Would you do it? Being the dragon, I know I would.
Example 3: The Macro Whip
Another interesting situation can often be seen when important US macro news is released, typically at 14:30 CET. Regardless of whether the news is good or bad, there will always be a lot of traders taking short-term positions to profit from the expected directional move. Since prices change extremely fast once the news hits the tape, many traders place their bets minutes and seconds before the release and have a tight stop on their position. Others again wait for the news, then enter in the direction of the move.
Can the dragons eat the lunches of traders using both these strategies? Yes they can.
Remember that these players have full visibility of most of the positions that are already in the market, as well as their accompanying stops. They also have complete vision of new orders entering after the news, and the systems to react faster than all the other participants.
So what one typically see in such situations is an extremely quick price move in the opposite direction of the news, before an equally quick but often much stronger move the other way. The first whip triggers all the stops already residing in the systems, thus handing this inventory over to the dragons. The second move front-runs all the orders entering the market wanting to trade on the news.
This “macro whip” is actually a combination of the two previously mentioned moves, as it first runs all the stops, then buys the inventory in front of the primary news-driven wave of orders.
You might ask how this is possible? Well, a person cannot do it, but an AI can. Especially when the orders are already residing in the system. To satisfy the “best execution” demand from regulators, you only have to create an official price-print, then internally match the orders at this price. You don’t have to send them to an external exchange… unless it is in your interest to do so.
Who cares?
Can the examples above be explained by the usual functioning of the market, as Adam Smith’s “invisible hand” guides prices in an eternal dance of supply and demand seeking equilibrium? Yes, it can. There will always be a lot of different forces at work in the markets, with different time frames, tools and strategies. Prices will move as various actors seek do buy and sell their inventory, as it always has. Maybe omnipotent forces only exist in my imagination.
But giving very few players the power of trading with near full visibility of the other participants orders and positions raises a lot of questions. I find it more difficult to imagine that they would not use this information to their benefit, than to think that they do.
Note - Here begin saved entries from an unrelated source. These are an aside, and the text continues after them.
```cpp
template <bool RELU, bool STORE, bool MASK, bool SIG, bool ROWS = true>
struct AccU {
    static constexpr bool kStores = STORE;
    static constexpr bool kPaired = STORE && ROWS && kRowPair;
    template <typename P> __device__ __forceinline__ void begin(const P&) {}
    const f32x4 (&X)[16][kNS];
    float* dst;
    uint32_t* msk;
    const float* wsig;
    int lane, g;
    float pend[2] = {0.f, 0.f};
    f32x4 held = {0.f, 0.f, 0.f, 0.f};
    uint32_t w[4] = {0u, 0u, 0u, 0u};
    float sig[2] = {0.f, 0.f};
    f32x2 wsg[2][4];
    __device__ __forceinline__ f32x2 wsig_of(int s, int p) const {
        return *reinterpret_cast<const f32x2*>(wsig + 32 * s + 16 * (p >> 1) + 4 * g + 2 * (p & 1));
    }
    __device__ __forceinline__ void preload() {
        if constexpr (SIG)
#pragma unroll
            for (int p = 0; p < 4; ++p) wsg[0][p] = wsig_of(0, p);
    }
    template <typename SC>
    __device__ __forceinline__ void operator()(SC, int sb, int p, float& x0, float& x1) {
        constexpr int s = SC::value;
        x0 = acc_b(X, s, sb, 2 * p);
        x1 = acc_b(X, s, sb, 2 * p + 1);
        if constexpr (RELU) { x0 = relu_unscale(x0); x1 = relu_unscale(x1); }
        else if constexpr (kWScale != 0) { x0 *= kWUnscale; x1 *= kWUnscale; }
        if constexpr (SIG) {
// ... 25 lines not shown
            }
        }
    }
};

template <int N>
struct PeU {
    static constexpr bool kStores = false;
    static constexpr bool kPaired = false;
    template <typename P> __device__ __forceinline__ void begin(const P&) {}
    const float (&pe)[kNS][N];
    template <typename SC>
    __device__ __forceinline__ void operator()(SC, int sb, int p, float& x0, float& x1) const {
        constexpr int s = SC::value;
        x0 = pe[sb][8 * s + 2 * p];
        x1 = pe[sb][8 * s + 2 * p + 1];
    }
};

template <int S = 0, typename GetU>
__device__ __forceinline__ void drain_all(GetU& u) {
    if constexpr (S < 8) {
#pragma unroll
        for (int sb = 0; sb < kNS; ++sb)
#pragma unroll
            for (int p = 0; p < 4; ++p) {
                float x0, x1;
                u(IC<S>(), sb, p, x0, x1);
            }
        drain_all<S + 1>(u);
    }
}

template <int MODE, bool SIGMA_ONLY, bool SAVE, bool LIST = false>
__global__ void __launch_bounds__(64 * kWaves, 1) mlp_fwd3_kernel(Fwd3Args a) {
    constexpr bool EMB = MODE == FWD_EMB;
    constexpr int QEND = SIGMA_ONLY ? kQSigma : kQAll;
    static_assert(!LIST || (SAVE && MODE == FWD_RAYS), "a listed run saves, on the ray path");
    __shared__ __attribute__((aligned(16))) char smem[kLdsBytes];
    const int lane = threadIdx.x & 63;
    const int wave = __builtin_amdgcn_readfirstlane(threadIdx.x >> 6);
    const int g = lane >> 4;
    const int blk = blockIdx.x * kBlocks + wave;
    const int m = LIST ? __builtin_amdgcn_readfirstlane(*a.scount) : a.n;
    if (LIST && (int)blockIdx.x * kBlocks * 32 >= m) return;
    int smp[2];
    bool valid[2];
#pragma unroll
    for (int S = 0; S < kNS; ++S) {
        const int s_raw = blk * 32 + 16 * S + (lane & 15);
        valid[S] = s_raw < m;
        if constexpr (LIST) smp[S] = a.slist[valid[S] ? s_raw : 0];
        else smp[S] = valid[S] ? s_raw : a.n - 1;
    }
    const char* P = a.packed;

    float pe[kNS][16], dg[kNS][8];
    float in[kNS][7];
#pragma unroll
    for (int S = 0; S < kNS; ++S) {
        const int s = smp[S];
        if constexpr (EMB) {
            pe_gather(pe[S], a.x + (size_t)s * a.xstride, g);
            if constexpr (!SIGMA_ONLY) dir_gather(dg[S], a.x + (size_t)s * a.xstride + NR_XYZ_CH, g);
        } else if constexpr (MODE == FWD_PTS) {
#pragma unroll
            for (int c = 0; c < 3; ++c) in[S][c] = a.pts[(size_t)s * 3 + c];
        } else {
            const float* r = a.rays + (size_t)(s / a.spr) * 8;
#pragma unroll
            for (int c = 0; c < 6; ++c) in[S][c] = r[c];
            in[S][6] = a.z[s];
        }
    }

    float* Hs = reinterpret_cast<float*>(smem + kRingBytes);
    const Dma dma = make_dma(P, FwdTab::off(kQAll), smem, wave, lane);
#pragma unroll
    for (int i = wave; i < kHeadDma; i += kWaves)
        __builtin_amdgcn_raw_ptr_buffer_load_lds(
            dma.rsrc, (__attribute__((address_space(3))) void*)(smem + kRingBytes + i * 1024), 16,
            dma.voff, i * 1024, 0, 0);
    prologue<FwdTab, QEND>(dma);
    const float* H = Hs;
    const int nb = (int)nr_blocks_pad(a.n);
    float* const SV = a.save;

    [[maybe_unused]] f32x4* pe_lds =
        reinterpret_cast<f32x4*>(smem + kRingBytes + kHeadLds) + wave * kPeQ * 64 + lane;
#pragma unroll
    for (int S = 0; S < kNS; ++S) {
        if constexpr (MODE == FWD_PTS) {
            pe_encode(pe[S], in[S][0], in[S][1], in[S][2], g);
        } else if constexpr (MODE == FWD_RAYS) {
            const float zz = in[S][6];
            pe_encode(pe[S], nr_add(in[S][0], nr_mul(in[S][3], zz)),
                      nr_add(in[S][1], nr_mul(in[S][4], zz)), nr_add(in[S][2], nr_mul(in[S][5], zz)), g);
            if constexpr (!SIGMA_ONLY) dir_encode(dg[S], in[S][3], in[S][4], in[S][5], g);
        }
    }
#if !NR_PE_REGS
#pragma unroll
    for (int q = 0; q < 8; ++q)
        pe_lds[q * 64] = f32x4{pe[q >> 2][4 * (q & 3)], pe[q >> 2][4 * (q & 3) + 1],
                               pe[q >> 2][4 * (q & 3) + 2], pe[q >> 2][4 * (q & 3) + 3]};
    if constexpr (!SIGMA_ONLY) {
#pragma unroll
        for (int S = 0; S < 2; ++S) {
            pe_lds[(8 + 2 * S) * 64] = f32x4{dg[S][0], dg[S][1], dg[S][2], dg[S][3]};
            pe_lds[(9 + 2 * S) * 64] = f32x4{dg[S][4], dg[S][5], dg[S][6], dg[S][7]};
        }
    }
#endif

    Ahead f0;
    enter<FwdTab, 0, QEND>(smem, lane, f0);

    ActN<kNS> A, B;
    Pieces b[kNS];
    auto hseg = [&](int l) { return SV + nr_sv_h(l, nb) + (size_t)blk * NR_SEGF(256); };
    NoSide none;
    NoNext nonext;
    ZeroInit zero;
    auto bias = [&](int off) { return BiasInit{H + off, g}; };
    constexpr bool kRows = !SIGMA_ONLY;
    using U = AccU<true, SAVE, SAVE, false, kRows>;
    uint32_t* const mblk =
        reinterpret_cast<uint32_t*>(SV + nr_sv_mask(nb)) + (size_t)blk * NR_MASK_LAYERS * 256;
    auto mseg = [&](int l) { return mblk + l * 256; };

    PeU<16> peu{pe};
    split_all(peu, b);
    U u1{A, hseg(0), mseg(0), nullptr, lane, g};
    {
        PeSide<SAVE, kRows> side{pe, SV + (size_t)blk * NR_SEGF(64), g, lane};
        auto bi = bias(NR_H_BIAS(1));
        segment<FwdTab, kL1, 2, 2, QEND, true>(dma, lane, A, peu, u1, bi, side, b, f0);
    }
    U u2{B, hseg(1), mseg(1), nullptr, lane, g};
    { auto bi = bias(NR_H_BIAS(2)); segment<FwdTab, kL2, 8, 2, QEND, true>(dma, lane, B, u1, u2, bi, none, b, f0); }
    U u3{A, hseg(2), mseg(2), nullptr, lane, g};
    { auto bi = bias(NR_H_BIAS(3)); segment<FwdTab, kL3, 8, 2, QEND, true>(dma, lane, A, u2, u3, bi, none, b, f0); }
    float pe5[kNS][16];
#if NR_PE_REGS
#pragma unroll
    for (int S = 0; S < kNS; ++S)
#pragma unroll
        for (int i = 0; i < 16; ++i) pe5[S][i] = pe[S][i];
#else
#pragma unroll
    for (int q = 0; q < 8; ++q) {
        const f32x4 v = pe_lds[q * 64];
#pragma unroll
        for (int e = 0; e < 4; ++e) pe5[q >> 2][4 * (q & 3) + e] = v[e];
    }
#endif
    PeU<16> pe5u{pe5};
    { auto bi = bias(NR_H_BIAS(4)); segment<FwdTab, kL4, 8, 2, QEND, true>(dma, lane, B, u3, pe5u, bi, none, b, f0); }
    U u4{B, hseg(3), mseg(3), nullptr, lane, g};
    { auto bi = bias(NR_H_BIAS(5)); segment<FwdTab, kL5, 2, 2, QEND, true>(dma, lane, A, pe5u, u4, bi, none, b, f0); }
    U u5{A, hseg(4), mseg(4), nullptr, lane, g};
    segment<FwdTab, kL5 + 4, 8, 2, QEND, false>(dma, lane, A, u4, u5, zero, none, b, f0);
    U u6{B, hseg(5), mseg(5), nullptr, lane, g};
    { auto bi = bias(NR_H_BIAS(6)); segment<FwdTab, kL6, 8, 2, QEND, true>(dma, lane, B, u5, u6, bi, none, b, f0); }
    U u7{A, hseg(6), mseg(6), nullptr, lane, g};
    { auto bi = bias(NR_H_BIAS(7)); segment<FwdTab, kL7, 8, 2, QEND, true>(dma, lane, A, u6, u7, bi, none, b, f0); }

    const int Sw = g & 1;
// ... 116 lines not shown

}

#if NR_F16
#define NR_FWD3_BYTES_NAME nr_fwd3_packed_bytes_h3
#elif NR_BF1
#define NR_FWD3_BYTES_NAME nr_fwd3_packed_bytes_b1
#else
#define NR_FWD3_BYTES_NAME nr_fwd3_packed_bytes
#endif
NR_API int64_t NR_FWD3_BYTES_NAME(void) { return FwdTab::off(kQAll); }

NR_API int NR_X3_NAME(nr_pack)(const float* flat, const int32_t* map, int64_t n, const int32_t* head_map,
                      void* out, void* stream) {
    NR_REQUIRE(n == (FwdTab::off(kQAll) - kHeadBytes) / 2, "nr_pack_x3: map has %lld entries, "
               "expected %lld", (long long)n, (long long)((FwdTab::off(kQAll) - kHeadBytes) / 2));
    NR_REQUIRE(flat && map && head_map && out, "nr_pack_x3: null pointer");
    pack3_kernel<<<(unsigned)((n + 255) / 256), 256, 0, (hipStream_t)stream>>>(
        flat, map, n, head_map, reinterpret_cast<char*>(out));
    NR_LAUNCH_CHECK("nr_pack_x3");
    return 0;
}

NR_API int NR_X3_NAME(nr_mlp_fwd)(const void* packed, const float* rays, const float* z, int64_t n,
                         int samples_per_ray, const float* x, int xstride, int sigma_only,
                         float* out, float* save, void* stream) {
    NR_REQUIRE(n >= 0 && n < (int64_t)1 << 31, "nr_mlp_fwd_x3: n=%lld out of range", (long long)n);
    if (n == 0) return 0;
    NR_REQUIRE(packed && out, "nr_mlp_fwd_x3: null packed/out");
    NR_REQUIRE(((uintptr_t)packed & 15) == 0 && ((uintptr_t)out & 15) == 0 &&
                   ((uintptr_t)save & 15) == 0,
               "nr_mlp_fwd_x3: packed/out/save must be 16-byte aligned");
    const bool emb = x != nullptr;
    if (emb) {
        NR_REQUIRE(xstride >= (sigma_only ? NR_XYZ_CH : NR_XYZ_CH + NR_DIR_CH),
                   "nr_mlp_fwd_x3: xstride %d too small", xstride);
    } else {
        NR_REQUIRE(rays && z && samples_per_ray > 0, "nr_mlp_fwd_x3: rays/z/samples_per_ray");
    }
    NR_REQUIRE(!(sigma_only && save && emb),
               "nr_mlp_fwd_x3: a sigma_only run keeps activations only on the ray path");
    Fwd3Args a{reinterpret_cast<const char*>(packed), nullptr, rays, z, x, (int)n,
               samples_per_ray, xstride, out, save};
    const int blocks = (int)((n + 32 * kBlocks - 1) / (32 * kBlocks));
    hipStream_t st = (hipStream_t)stream;
    const bool sv = save != nullptr;
    if (emb) {
        if (sigma_only) mlp_fwd3_kernel<FWD_EMB, true, false><<<blocks, 64 * kWaves, 0, st>>>(a);
        else if (sv) mlp_fwd3_kernel<FWD_EMB, false, true><<<blocks, 64 * kWaves, 0, st>>>(a);
        else mlp_fwd3_kernel<FWD_EMB, false, false><<<blocks, 64 * kWaves, 0, st>>>(a);
    } else {
        if (sigma_only && sv) mlp_fwd3_kernel<FWD_RAYS, true, true><<<blocks, 64 * kWaves, 0, st>>>(a);
        else if (sigma_only) mlp_fwd3_kernel<FWD_RAYS, true, false><<<blocks, 64 * kWaves, 0, st>>>(a);
        else if (sv) mlp_fwd3_kernel<FWD_RAYS, false, true><<<blocks, 64 * kWaves, 0, st>>>(a);
        else mlp_fwd3_kernel<FWD_RAYS, false, false><<<blocks, 64 * kWaves, 0, st>>>(a);
    }
    NR_LAUNCH_CHECK("nr_mlp_fwd_x3");
    return 0;
}

#if !NR_BF1
NR_API int NR_X3_NAME(nr_mlp_fwd_listed)(const void* packed, const float* rays, const float* z,
                                         int64_t n, int samples_per_ray, int sigma_only,
                                         float* save, const int32_t* samples,
                                         const int32_t* count, void* stream) {
    NR_REQUIRE(n >= 0 && n < (int64_t)1 << 31, "nr_mlp_fwd_listed: n=%lld out of range", (long long)n);
    if (n == 0) return 0;
    NR_REQUIRE(packed && rays && z && save && samples && count && samples_per_ray > 0,
               "nr_mlp_fwd_listed: null pointer or samples_per_ray");
    NR_REQUIRE(((uintptr_t)packed & 15) == 0 && ((uintptr_t)save & 15) == 0,
               "nr_mlp_fwd_listed: packed/save must be 16-byte aligned");
    Fwd3Args a{reinterpret_cast<const char*>(packed), nullptr, rays, z, nullptr, (int)n,
               samples_per_ray, 0, nullptr, save, samples, count};
    const int blocks = (int)((n + 32 * kBlocks - 1) / (32 * kBlocks));
    hipStream_t st = (hipStream_t)stream;
    if (sigma_only) mlp_fwd3_kernel<FWD_RAYS, true, true, true><<<blocks, 64 * kWaves, 0, st>>>(a);
    else mlp_fwd3_kernel<FWD_RAYS, false, true, true><<<blocks, 64 * kWaves, 0, st>>>(a);
    NR_LAUNCH_CHECK("nr_mlp_fwd_listed");
    return 0;
// ... 17 lines not shown
```

### nerf_pl_amd/functions.py

```python
from __future__ import annotations

import collections
import functools
import os
import threading
import weakref

import torch

from . import ops, packing
from ._lib import call, stream_of


@functools.lru_cache(maxsize=4)
def _wgrad_workspace(device_index: int, stream: int = 0) -> torch.Tensor:
    from ._lib import lib
    nbytes = int(lib().nr_wgrad_workspace_bytes(0))
    return torch.empty(nbytes // 4, dtype=torch.float32, device=torch.device("cuda", device_index))


SIGMA_TRAIN_KERNELS = os.environ.get("NERF_PL_AMD_SIGMA_TRAIN", "1") != "0"

ACTIVE_SAMPLES = os.environ.get("NERF_PL_AMD_ACTIVE_SAMPLES", "1") != "0"
ACTIVE_ARITHS = ("f16x3", "bf16x6", "fp32")
# ... 22 lines not shown
            return None
        while e.pending and e.pending[0][1].query():
            host, _, n = e.pending.popleft()
            e.frac = int(host[0]) / max(n, 1)
        while len(e.pending) > 16:
            e.pending.popleft()
        return e.frac
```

Having run a small hedge fund trading very actively with a turnover of some billions of dollars I have seen and felt the behavior mentioned above, as well as many other examples. It was being this close to the micro behavior of the market that made me notice strange things.
Holding Adam Smith’s invisible hand while dancing in the markets is challenging enough. Dancing with dragons is something else entirely.
And it makes me ask: Was this how it was intended to be?